Your objective: Look through the records below and state how many lines carry the string "zero", adding nothing.

Input data below:

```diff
@@ -166,7 +224,7 @@
     do {                                                                                                            \
         unsigned ph[4], pm[4], pl[4];                                                                               \
         _Pragma("unroll") for (int j = 0; j < 4; ++j) split3(breg[2 * j], breg[2 * j + 1], ph[j], pm[j], pl[j]);    \
-        unsigned char *bs = smem + (stage) * STAGE + A_BYTES + (bh * BN + bn) * 16;                                 \
+        unsigned char *bs = bsm + (stage) * B_BYTES + (bh * BN + bn) * 16;                                 \
         *reinterpret_cast<uint4 *>(bs) = make_uint4(ph[0], ph[1], ph[2], ph[3]);                                    \
         *reinterpret_cast<uint4 *>(bs + 2 * BN * 16) = make_uint4(pm[0], pm[1], pm[2], pm[3]);                      \
         *reinterpret_cast<uint4 *>(bs + 4 * BN * 16) = make_uint4(pl[0], pl[1], pl[2], pl[3]);                      \
@@ -181,30 +239,68 @@
             for (int r = 0; r < 16; ++r) acc[a][b][r] = 0.f;
 
     constexpr int PA[6] = {2, 0, 1, 1, 0, 0}, PB[6] = {0, 2, 1, 0, 1, 0};
-    MI_A_DMA(0, 0);
+
+#define MI_VM_CASE(N) case N: asm volatile("s_waitcnt vmcnt(" #N ")" ::: "memory"); break;
+#define MI_WAIT_VM(n)                                                                                               \
+    switch (n) {                                                                                                    \
+        MI_VM_CASE(1) MI_VM_CASE(2) MI_VM_CASE(3) MI_VM_CASE(4) MI_VM_CASE(5)                                       \
+        default: asm volatile("s_waitcnt vmcnt(0)" ::: "memory");            \
+    }
+#define MI_ROWS_CASE(N, t) case N: asm volatile(MI_ROW_LOADS "s_waitcnt vmcnt(" #N ") lgkmcnt(0)"                  \
+                                               : "=&s"(e0), "=&s"(e1), "=&s"(e2), "=&s"(e3) : "s"(ktab4 + (t) * BK) : "memory"); break;
+#define MI_WAIT_VM_ROWS(n, t)                                                                                       \
+    switch (n) {                                                                                                    \
+        MI_ROWS_CASE(1, t) MI_ROWS_CASE(2, t) MI_ROWS_CASE(3, t) MI_ROWS_CASE(4, t) MI_ROWS_CASE(5, t)              \
+        default: asm volatile(MI_ROW_LOADS "s_waitcnt vmcnt(0) lgkmcnt(0)"                                          \
+                              : "=&s"(e0), "=&s"(e1), "=&s"(e2), "=&s"(e3) : "s"(ktab4 + (t) * BK) : "memory");     \
+    }
+#define MI_BARRIER() asm volatile("s_waitcnt lgkmcnt(0)\n\ts_barrier" ::: "memory")
+    static_assert(A_ST == 2 || A_ST == 3, "A ring: two or three stages");
+    static_assert(!RAW || R_ST == 2 || R_ST == 3, "raw ring: two or three slots");
+    {
+        int n = 0;
+        MI_A_DMA(0, 0);
+        if constexpr (RAW) {
+            if constexpr (ROWS) MI_ROW_ENTRIES(0);
+            MI_BRAW_DMA(0, 0);
+            if (nk > 1) {
+                if constexpr (ROWS) MI_ROW_ENTRIES(1);
+                MI_BRAW_DMA(1, 1);
+            }
+        }
+        if constexpr (A_ST == 3) {
+            if (nk > 1) { MI_A_DMA(1, 1); n += na; }
+        }
+        if constexpr (RAW && R_ST == 3) {
+            if (nk > 2) {
+                if constexpr (ROWS) MI_ROW_ENTRIES(2);
+                MI_BRAW_DMA(2, 2);
+                n += 2;
+            }
+        }
+        if constexpr (ROWS) { if (nk > R_ST) MI_ROW_ENTRIES(R_ST); }
+        MI_WAIT_VM(n);
+    }
     if constexpr (RAW) {
-        if constexpr (ROWS) MI_ROW_ENTRIES(0);
-        MI_BRAW_DMA(0, 0);
-        if (nk > 1) {
-            if constexpr (ROWS) MI_ROW_ENTRIES(1);
-            MI_BRAW_DMA(1, 1);
-        }
-        if constexpr (ROWS) { if (nk > 2) MI_ROW_ENTRIES(2); }
-        asm volatile("s_waitcnt vmcnt(0)" ::: "memory");
         MI_BRAW_FIX(0, 0);
         if (nk > 1) MI_BRAW_FIX(1, 1);
-        __syncthreads();
+        MI_BARRIER();
         MI_BRAW_READ(0);
     } else {
         MI_B_LOAD(0);
     }
     MI_B_STORE(0);
-    asm volatile("s_waitcnt vmcnt(0)" ::: "memory");
-    __syncthreads();
+    MI_BARRIER();
     int cur = 0;
+    int as = 0, rs = 0;
     bf16x8 keepa[TM][3], keepb[TN][3];
+    MI_STAMP_BEGIN();
     for (int kt = 0; kt < nk; ++kt) {
-        const unsigned char *As = smem + cur * STAGE, *Bs = As + A_BYTES;
+        MI_STAMP_SEG(6);
+        const int as_prev = as == 0 ? A_ST - 1 : as - 1;
+        const int rs_next = RAW ? (rs + 1 == R_ST ? 0 : rs + 1) : 0;
+        const int rs_fix = R_ST == 3 ? (rs == 0 ? 2 : rs - 1) : rs;
+        const unsigned char *As = smem + as * A_BYTES, *Bs = bsm + cur * B_BYTES;
         bf16x8 af[TM][3], bf[TN][3];
         if ((MI_X6_ABL & 128) && kt > 0) {
 #pragma unroll
@@ -253,18 +349,23 @@
                 for (int b = 0; b < TN; ++b) { u32x4 z = {0u, 0u, 0u, 0u}; asm volatile("" : "+v"(z)); bf[b][p] = __builtin_bit_cast(bf16x8, z); }
             }
         }
+        MI_STAMP_SEG(0);
         __builtin_amdgcn_sched_barrier(0);
-        if (kt + 1 < nk) {
-            MI_A_DMA(kt + 1, cur ^ 1);
-            if constexpr (RAW) {
-                if (kt + 2 < nk) MI_BRAW_DMA(kt + 2, kt & 1);
-            } else {
-                MI_B_LOAD(kt + 1);
-            }
-        }
+        int n = 0;
+        if constexpr (A_ST == 2) { if (kt + 1 < nk) MI_A_DMA(kt + 1, as_prev); }
+        if constexpr (RAW && R_ST == 2) { if (kt + 2 < nk) MI_BRAW_DMA(kt + 2, rs); }
+        if constexpr (A_ST == 3) {
+            if (kt + 2 < nk) { MI_A_DMA(kt + 2, as_prev); n += na; }
+        }
+        if constexpr (RAW && R_ST == 3) {
+            if (kt + 3 < nk) { MI_BRAW_DMA(kt + 3, rs); n += 2; }
+        }
+        if constexpr (!RAW) { if (kt + 1 < nk) MI_B_LOAD(kt + 1); }
+        MI_STAMP_SEG(1);
         if constexpr (RAW) {
-            MI_BRAW_READ((kt + 1) & 1);
-        }
+            MI_BRAW_READ(rs_next);
+        }
+        MI_STAMP_SEG(2);
         __builtin_amdgcn_sched_barrier(0);
 #pragma unroll
         for (int q = 0; q < 6; ++q)
@@ -285,15 +386,26 @@
                 __builtin_amdgcn_sched_group_barrier(0x002, (72 + 6 * TM * TN - 1) / (6 * TM * TN), 0);
             }
         }
-        if (ROWS && kt + 3 < nk)
-            asm volatile(MI_ROW_LOADS "s_waitcnt vmcnt(0) lgkmcnt(0)"
-                         : "=&s"(e0), "=&s"(e1), "=&s"(e2), "=&s"(e3) : "s"(ktab4 + (kt + 3) * BK) : "memory");
-        else
-            asm volatile("s_waitcnt vmcnt(0)" ::: "memory");
-        if (kt + 2 < nk) MI_BRAW_FIX(kt + 2, kt & 1);
-        __syncthreads();
+        MI_STAMP_SEG(3);
+        if (ROWS && kt + 1 + R_ST < nk) {
+            MI_WAIT_VM_ROWS(n, kt + 1 + R_ST);
+        } else {
+            MI_WAIT_VM(n);
+        }
+        MI_STAMP_SEG(4);
+        if (kt + 2 < nk) MI_BRAW_FIX(kt + 2, rs_fix);
+        MI_BARRIER();
+        MI_STAMP_SEG(5);
         cur ^= 1;
-    }
+        as = as + 1 == A_ST ? 0 : as + 1;
+        rs = rs_next;
+    }
+    MI_STAMP_END();
+#undef MI_VM_CASE
+#undef MI_WAIT_VM
+#undef MI_ROWS_CASE
+#undef MI_WAIT_VM_ROWS
+#undef MI_BARRIER
 #undef MI_A_DMA
 #undef MI_B_LOAD
 #undef MI_BRAW_DMA
@@ -325,6 +437,24 @@
 template <int WM, int WN, int TM, int TN, int EPI, int LFLAGS, bool HALF_IMG>
 __global__ __launch_bounds__(256, 2) void conv_rows_x6_kernel(const mi_conv_desc d, const int N, const int MT, const int Gm) {
     conv_x6_body<WM, WN, TM, TN, EPI, LFLAGS, false, HALF_IMG, kRowTaps>(d, N, MT, Gm);
+}
+
+template <auto KERNEL, int LDS>
+static int launch_ring_x6(unsigned grid, hipStream_t st, const mi_conv_desc &d, int N, int MT, int Gm) {
+    static_assert(LDS % 16 == 0 && LDS <= 80 * 1024, "two workgroups per CU");
+    if (LDS > 48 * 1024) {
+        static std::atomic<unsigned long long> raised{0};
+        int dev = 0;
+        MI_REQUIRE(hipGetDevice(&dev) == hipSuccess && dev >= 0 && dev < 64, "conv x6: device %d", dev);
+        if (!(raised.load(std::memory_order_acquire) >> dev & 1ull)) {
+            MI_REQUIRE(hipFuncSetAttribute((const void *)KERNEL, hipFuncAttributeMaxDynamicSharedMemorySize, LDS) == hipSuccess,
+                       "conv x6: %d bytes of dynamic LDS refused", LDS);
+            raised.fetch_or(1ull << dev, std::memory_order_release);
+        }
+    }
+    hipLaunchKernelGGL(KERNEL, dim3(grid), dim3(256), LDS, st, d, N, MT, Gm);
+    MI_CHECK_LAUNCH();
+    return MI_OK;
 }
 
 template <int WM, int WN, int TM, int TN, int EPI, int LFLAGS, bool PLAIN, bool HALF_IMG = false, int NTAPS = 0>
@@ -336,12 +466,11 @@
     const int N = (int)N64, MT = d.Mpad / BM, NT = ceil_div(N, BN);
     const int Gm = pick_m_groups(MT, (size_t)d.Kpad * d.Mpad * 6);
     const unsigned grid = grouped_grid(MT, NT, Gm);
-    if constexpr (NTAPS > 0) hipLaunchKernelGGL((conv_tap_x6_kernel<WM, WN, TM, TN, HALF_IMG, NTAPS>), dim3(grid), dim3(256), 0, st, d, N, MT, Gm);
+    constexpr int LDS = x6_lds<BM, PLAIN || NTAPS != 0>::BYTES;
+    if constexpr (NTAPS > 0) return launch_ring_x6<conv_tap_x6_kernel<WM, WN, TM, TN, HALF_IMG, NTAPS>, LDS>(grid, st, d, N, MT, Gm);
     else if constexpr (NTAPS == kRowTaps)
-        hipLaunchKernelGGL((conv_rows_x6_kernel<WM, WN, TM, TN, EPI, LFLAGS, HALF_IMG>), dim3(grid), dim3(256), 0, st, d, N, MT, Gm);
-    else hipLaunchKernelGGL((conv_gemm_x6_kernel<WM, WN, TM, TN, EPI, LFLAGS, PLAIN, HALF_IMG>), dim3(grid), dim3(256), 0, st, d, N, MT, Gm);
-    MI_CHECK_LAUNCH();
-    return MI_OK;
+        return launch_ring_x6<conv_rows_x6_kernel<WM, WN, TM, TN, EPI, LFLAGS, HALF_IMG>, LDS>(grid, st, d, N, MT, Gm);
+    else return launch_ring_x6<conv_gemm_x6_kernel<WM, WN, TM, TN, EPI, LFLAGS, PLAIN, HALF_IMG>, LDS>(grid, st, d, N, MT, Gm);
 }
 
 template <int EPI, int LFLAGS, bool PLAIN>
@@ -434,3 +563,13 @@
 }
 
 }
+
+#if MI_X6_STAMP
+extern "C" int mi_debug_x6_stamps(void *dst, size_t bytes) {
+    if (!dst) {
+        const std::vector<unsigned long long> zero((size_t)mi::kStampWaves * mi::kStampVals);
+        return hipMemcpyToSymbol(HIP_SYMBOL(mi::g_x6_stamps), zero.data(), zero.size() * sizeof(unsigned long long)) == hipSuccess ? 0 : 1;
+    }
+    return hipMemcpyFromSymbol(dst, HIP_SYMBOL(mi::g_x6_stamps), bytes) == hipSuccess ? 0 : 1;
+}
+#endif
```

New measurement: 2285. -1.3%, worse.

End of Input data.

Expected answer: 2